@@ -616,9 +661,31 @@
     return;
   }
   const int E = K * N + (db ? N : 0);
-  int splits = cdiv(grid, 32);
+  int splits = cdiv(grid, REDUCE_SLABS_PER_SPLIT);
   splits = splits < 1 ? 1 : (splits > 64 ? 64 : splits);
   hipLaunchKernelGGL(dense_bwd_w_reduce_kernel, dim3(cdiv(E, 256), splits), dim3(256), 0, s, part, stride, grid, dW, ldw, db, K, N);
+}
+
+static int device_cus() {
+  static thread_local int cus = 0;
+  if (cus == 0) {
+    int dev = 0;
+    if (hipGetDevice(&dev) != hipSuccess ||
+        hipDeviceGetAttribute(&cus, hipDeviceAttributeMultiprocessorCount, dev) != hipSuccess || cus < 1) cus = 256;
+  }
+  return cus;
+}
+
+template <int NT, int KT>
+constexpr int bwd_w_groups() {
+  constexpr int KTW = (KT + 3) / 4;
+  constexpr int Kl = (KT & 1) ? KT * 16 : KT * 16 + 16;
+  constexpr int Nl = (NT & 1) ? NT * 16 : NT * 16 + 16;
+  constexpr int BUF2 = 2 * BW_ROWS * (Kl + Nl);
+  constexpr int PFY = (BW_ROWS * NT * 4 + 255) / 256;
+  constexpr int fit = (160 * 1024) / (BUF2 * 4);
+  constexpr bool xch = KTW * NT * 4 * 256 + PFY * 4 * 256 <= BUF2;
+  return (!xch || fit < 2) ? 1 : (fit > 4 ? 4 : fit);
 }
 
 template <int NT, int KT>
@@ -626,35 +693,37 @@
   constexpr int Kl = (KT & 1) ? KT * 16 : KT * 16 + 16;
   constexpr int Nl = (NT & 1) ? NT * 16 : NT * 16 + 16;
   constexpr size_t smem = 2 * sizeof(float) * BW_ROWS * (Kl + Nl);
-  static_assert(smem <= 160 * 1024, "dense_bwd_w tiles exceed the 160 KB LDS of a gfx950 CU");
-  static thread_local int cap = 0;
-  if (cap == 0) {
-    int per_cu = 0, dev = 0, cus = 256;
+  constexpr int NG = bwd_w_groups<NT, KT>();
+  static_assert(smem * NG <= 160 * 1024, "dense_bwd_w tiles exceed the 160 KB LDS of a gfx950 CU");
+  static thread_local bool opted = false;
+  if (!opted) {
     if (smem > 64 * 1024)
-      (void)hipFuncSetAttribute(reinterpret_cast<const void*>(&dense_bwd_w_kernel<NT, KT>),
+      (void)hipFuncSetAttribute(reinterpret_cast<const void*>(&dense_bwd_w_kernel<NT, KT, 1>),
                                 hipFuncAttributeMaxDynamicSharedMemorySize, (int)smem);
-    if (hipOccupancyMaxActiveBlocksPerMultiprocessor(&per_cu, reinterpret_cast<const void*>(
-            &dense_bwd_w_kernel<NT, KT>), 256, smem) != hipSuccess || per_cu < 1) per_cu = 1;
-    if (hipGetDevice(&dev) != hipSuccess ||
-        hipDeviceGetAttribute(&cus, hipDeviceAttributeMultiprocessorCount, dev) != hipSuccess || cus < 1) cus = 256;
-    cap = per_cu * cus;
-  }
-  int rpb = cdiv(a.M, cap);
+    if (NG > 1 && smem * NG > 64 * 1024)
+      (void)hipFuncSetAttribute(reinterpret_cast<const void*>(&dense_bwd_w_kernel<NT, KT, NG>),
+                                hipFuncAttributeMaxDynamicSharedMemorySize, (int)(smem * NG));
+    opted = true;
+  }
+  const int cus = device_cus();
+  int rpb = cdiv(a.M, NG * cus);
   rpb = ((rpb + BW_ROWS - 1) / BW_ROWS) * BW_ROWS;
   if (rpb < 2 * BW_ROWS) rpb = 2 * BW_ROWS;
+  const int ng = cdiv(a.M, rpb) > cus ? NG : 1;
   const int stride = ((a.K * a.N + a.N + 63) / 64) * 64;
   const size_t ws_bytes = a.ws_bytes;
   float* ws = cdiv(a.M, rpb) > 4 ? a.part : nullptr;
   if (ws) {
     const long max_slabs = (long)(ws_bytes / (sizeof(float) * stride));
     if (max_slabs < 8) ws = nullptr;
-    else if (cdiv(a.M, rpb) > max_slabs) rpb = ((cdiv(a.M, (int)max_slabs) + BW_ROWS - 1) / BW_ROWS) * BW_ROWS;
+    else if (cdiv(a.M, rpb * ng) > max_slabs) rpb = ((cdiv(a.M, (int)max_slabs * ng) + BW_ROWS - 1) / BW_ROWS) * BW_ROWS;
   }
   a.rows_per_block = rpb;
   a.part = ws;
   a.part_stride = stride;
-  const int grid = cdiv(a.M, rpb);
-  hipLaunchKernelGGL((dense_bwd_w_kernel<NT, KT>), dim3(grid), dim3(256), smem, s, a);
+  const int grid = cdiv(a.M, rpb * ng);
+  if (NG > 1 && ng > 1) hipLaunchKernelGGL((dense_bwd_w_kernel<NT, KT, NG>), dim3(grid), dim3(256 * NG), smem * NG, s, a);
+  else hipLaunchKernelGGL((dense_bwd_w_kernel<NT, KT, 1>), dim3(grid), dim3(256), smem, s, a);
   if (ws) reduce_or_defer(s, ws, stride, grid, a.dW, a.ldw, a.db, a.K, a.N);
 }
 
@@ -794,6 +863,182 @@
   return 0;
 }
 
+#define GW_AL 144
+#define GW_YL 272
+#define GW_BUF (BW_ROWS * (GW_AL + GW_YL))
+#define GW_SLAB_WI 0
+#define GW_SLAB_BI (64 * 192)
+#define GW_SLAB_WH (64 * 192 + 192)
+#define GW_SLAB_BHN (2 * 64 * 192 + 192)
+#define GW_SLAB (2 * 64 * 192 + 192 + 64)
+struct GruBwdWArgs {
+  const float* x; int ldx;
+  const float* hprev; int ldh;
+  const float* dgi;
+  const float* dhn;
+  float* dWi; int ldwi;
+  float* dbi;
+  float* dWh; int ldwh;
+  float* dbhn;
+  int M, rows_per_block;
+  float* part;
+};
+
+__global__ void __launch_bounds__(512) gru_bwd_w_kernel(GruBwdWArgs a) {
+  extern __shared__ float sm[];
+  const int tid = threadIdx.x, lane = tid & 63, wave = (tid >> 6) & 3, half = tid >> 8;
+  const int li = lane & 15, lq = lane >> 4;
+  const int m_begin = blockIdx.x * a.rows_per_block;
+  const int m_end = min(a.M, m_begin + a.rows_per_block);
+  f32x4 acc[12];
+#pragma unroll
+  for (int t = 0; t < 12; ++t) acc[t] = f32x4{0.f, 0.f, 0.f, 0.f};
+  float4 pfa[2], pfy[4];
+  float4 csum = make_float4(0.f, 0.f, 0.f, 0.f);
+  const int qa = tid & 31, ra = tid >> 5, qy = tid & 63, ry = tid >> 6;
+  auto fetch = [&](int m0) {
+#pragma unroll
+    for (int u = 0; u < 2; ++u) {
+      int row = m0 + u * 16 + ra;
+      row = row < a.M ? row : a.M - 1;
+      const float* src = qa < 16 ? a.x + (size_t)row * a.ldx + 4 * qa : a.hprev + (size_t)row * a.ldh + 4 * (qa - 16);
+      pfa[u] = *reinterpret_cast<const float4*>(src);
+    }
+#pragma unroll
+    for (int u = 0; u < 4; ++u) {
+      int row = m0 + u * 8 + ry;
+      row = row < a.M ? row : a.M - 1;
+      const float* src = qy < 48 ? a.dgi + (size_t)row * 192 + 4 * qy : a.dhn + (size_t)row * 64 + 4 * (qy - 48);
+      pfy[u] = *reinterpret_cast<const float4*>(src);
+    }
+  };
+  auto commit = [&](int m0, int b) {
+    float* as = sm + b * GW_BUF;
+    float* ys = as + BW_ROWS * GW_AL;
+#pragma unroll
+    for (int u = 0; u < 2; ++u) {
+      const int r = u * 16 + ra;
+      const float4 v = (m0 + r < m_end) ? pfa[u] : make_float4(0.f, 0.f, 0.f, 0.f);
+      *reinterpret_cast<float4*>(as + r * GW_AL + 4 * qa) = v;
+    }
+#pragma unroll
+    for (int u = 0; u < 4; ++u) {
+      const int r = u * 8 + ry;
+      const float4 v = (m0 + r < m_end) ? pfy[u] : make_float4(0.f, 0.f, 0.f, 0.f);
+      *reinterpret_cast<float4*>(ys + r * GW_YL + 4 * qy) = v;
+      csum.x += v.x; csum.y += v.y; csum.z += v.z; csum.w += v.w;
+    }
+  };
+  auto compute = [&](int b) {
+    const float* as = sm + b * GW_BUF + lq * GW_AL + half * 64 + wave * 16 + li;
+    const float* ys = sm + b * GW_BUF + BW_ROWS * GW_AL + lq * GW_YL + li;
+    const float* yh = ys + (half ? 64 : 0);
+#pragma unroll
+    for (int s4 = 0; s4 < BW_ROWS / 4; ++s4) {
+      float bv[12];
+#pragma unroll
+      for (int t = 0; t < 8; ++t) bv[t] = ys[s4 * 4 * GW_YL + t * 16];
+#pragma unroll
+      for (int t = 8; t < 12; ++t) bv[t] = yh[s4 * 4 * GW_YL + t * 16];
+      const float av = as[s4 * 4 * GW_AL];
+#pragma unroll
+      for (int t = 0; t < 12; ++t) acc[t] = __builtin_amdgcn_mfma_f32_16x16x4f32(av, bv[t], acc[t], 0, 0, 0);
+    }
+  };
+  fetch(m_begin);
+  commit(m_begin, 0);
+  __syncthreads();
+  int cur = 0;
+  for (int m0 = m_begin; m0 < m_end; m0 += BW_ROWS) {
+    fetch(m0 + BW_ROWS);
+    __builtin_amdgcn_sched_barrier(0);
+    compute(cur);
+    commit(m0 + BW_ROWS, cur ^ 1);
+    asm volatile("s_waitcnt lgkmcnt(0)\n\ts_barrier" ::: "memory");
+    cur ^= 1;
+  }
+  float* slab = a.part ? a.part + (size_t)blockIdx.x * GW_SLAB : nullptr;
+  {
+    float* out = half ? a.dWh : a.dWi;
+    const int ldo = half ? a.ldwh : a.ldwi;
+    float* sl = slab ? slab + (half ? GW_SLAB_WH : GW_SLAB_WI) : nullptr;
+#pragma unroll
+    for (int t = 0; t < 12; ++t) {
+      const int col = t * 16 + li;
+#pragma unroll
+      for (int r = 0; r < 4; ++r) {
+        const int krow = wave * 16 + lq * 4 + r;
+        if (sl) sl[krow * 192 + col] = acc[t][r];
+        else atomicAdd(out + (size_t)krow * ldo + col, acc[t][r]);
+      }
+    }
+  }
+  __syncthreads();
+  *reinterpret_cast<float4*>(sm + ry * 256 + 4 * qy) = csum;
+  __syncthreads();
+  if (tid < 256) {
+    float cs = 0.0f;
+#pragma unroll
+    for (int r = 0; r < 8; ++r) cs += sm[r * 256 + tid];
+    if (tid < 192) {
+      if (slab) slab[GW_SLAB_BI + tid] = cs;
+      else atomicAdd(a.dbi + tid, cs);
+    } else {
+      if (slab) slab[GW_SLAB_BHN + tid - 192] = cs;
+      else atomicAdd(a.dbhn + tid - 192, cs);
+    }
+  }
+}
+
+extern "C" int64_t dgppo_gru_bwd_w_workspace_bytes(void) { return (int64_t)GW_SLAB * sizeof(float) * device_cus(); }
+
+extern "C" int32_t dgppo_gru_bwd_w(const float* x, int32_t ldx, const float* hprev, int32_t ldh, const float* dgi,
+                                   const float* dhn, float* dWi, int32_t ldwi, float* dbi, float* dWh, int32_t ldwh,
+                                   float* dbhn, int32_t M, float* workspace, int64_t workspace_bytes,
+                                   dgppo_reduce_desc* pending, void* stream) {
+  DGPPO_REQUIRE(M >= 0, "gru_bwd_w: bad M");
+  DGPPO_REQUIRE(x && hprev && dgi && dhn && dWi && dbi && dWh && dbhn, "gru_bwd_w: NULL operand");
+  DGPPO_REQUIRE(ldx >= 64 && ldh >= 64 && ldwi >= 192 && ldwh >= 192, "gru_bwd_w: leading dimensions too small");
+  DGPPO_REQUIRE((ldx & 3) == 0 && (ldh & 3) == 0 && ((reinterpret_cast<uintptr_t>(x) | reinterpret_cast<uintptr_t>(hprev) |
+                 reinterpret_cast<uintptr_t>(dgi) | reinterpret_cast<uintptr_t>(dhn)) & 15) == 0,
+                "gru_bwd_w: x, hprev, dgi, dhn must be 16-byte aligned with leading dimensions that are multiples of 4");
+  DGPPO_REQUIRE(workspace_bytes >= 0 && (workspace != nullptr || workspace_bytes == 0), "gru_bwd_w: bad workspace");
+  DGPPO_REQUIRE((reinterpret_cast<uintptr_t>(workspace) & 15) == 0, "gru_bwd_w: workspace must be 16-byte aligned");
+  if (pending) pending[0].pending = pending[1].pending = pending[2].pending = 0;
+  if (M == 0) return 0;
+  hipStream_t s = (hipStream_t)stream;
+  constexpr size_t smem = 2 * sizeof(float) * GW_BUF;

•••••

Nothing but the lines above from the one containing "DGPPO_REQUIRE((ldx & 3)" through the one containing "hprev, dgi, dhn" should appear in the answer, each repeated exactly.

+  DGPPO_REQUIRE((ldx & 3) == 0 && (ldh & 3) == 0 && ((reinterpret_cast<uintptr_t>(x) | reinterpret_cast<uintptr_t>(hprev) |
+                 reinterpret_cast<uintptr_t>(dgi) | reinterpret_cast<uintptr_t>(dhn)) & 15) == 0,
+                "gru_bwd_w: x, hprev, dgi, dhn must be 16-byte aligned with leading dimensions that are multiples of 4");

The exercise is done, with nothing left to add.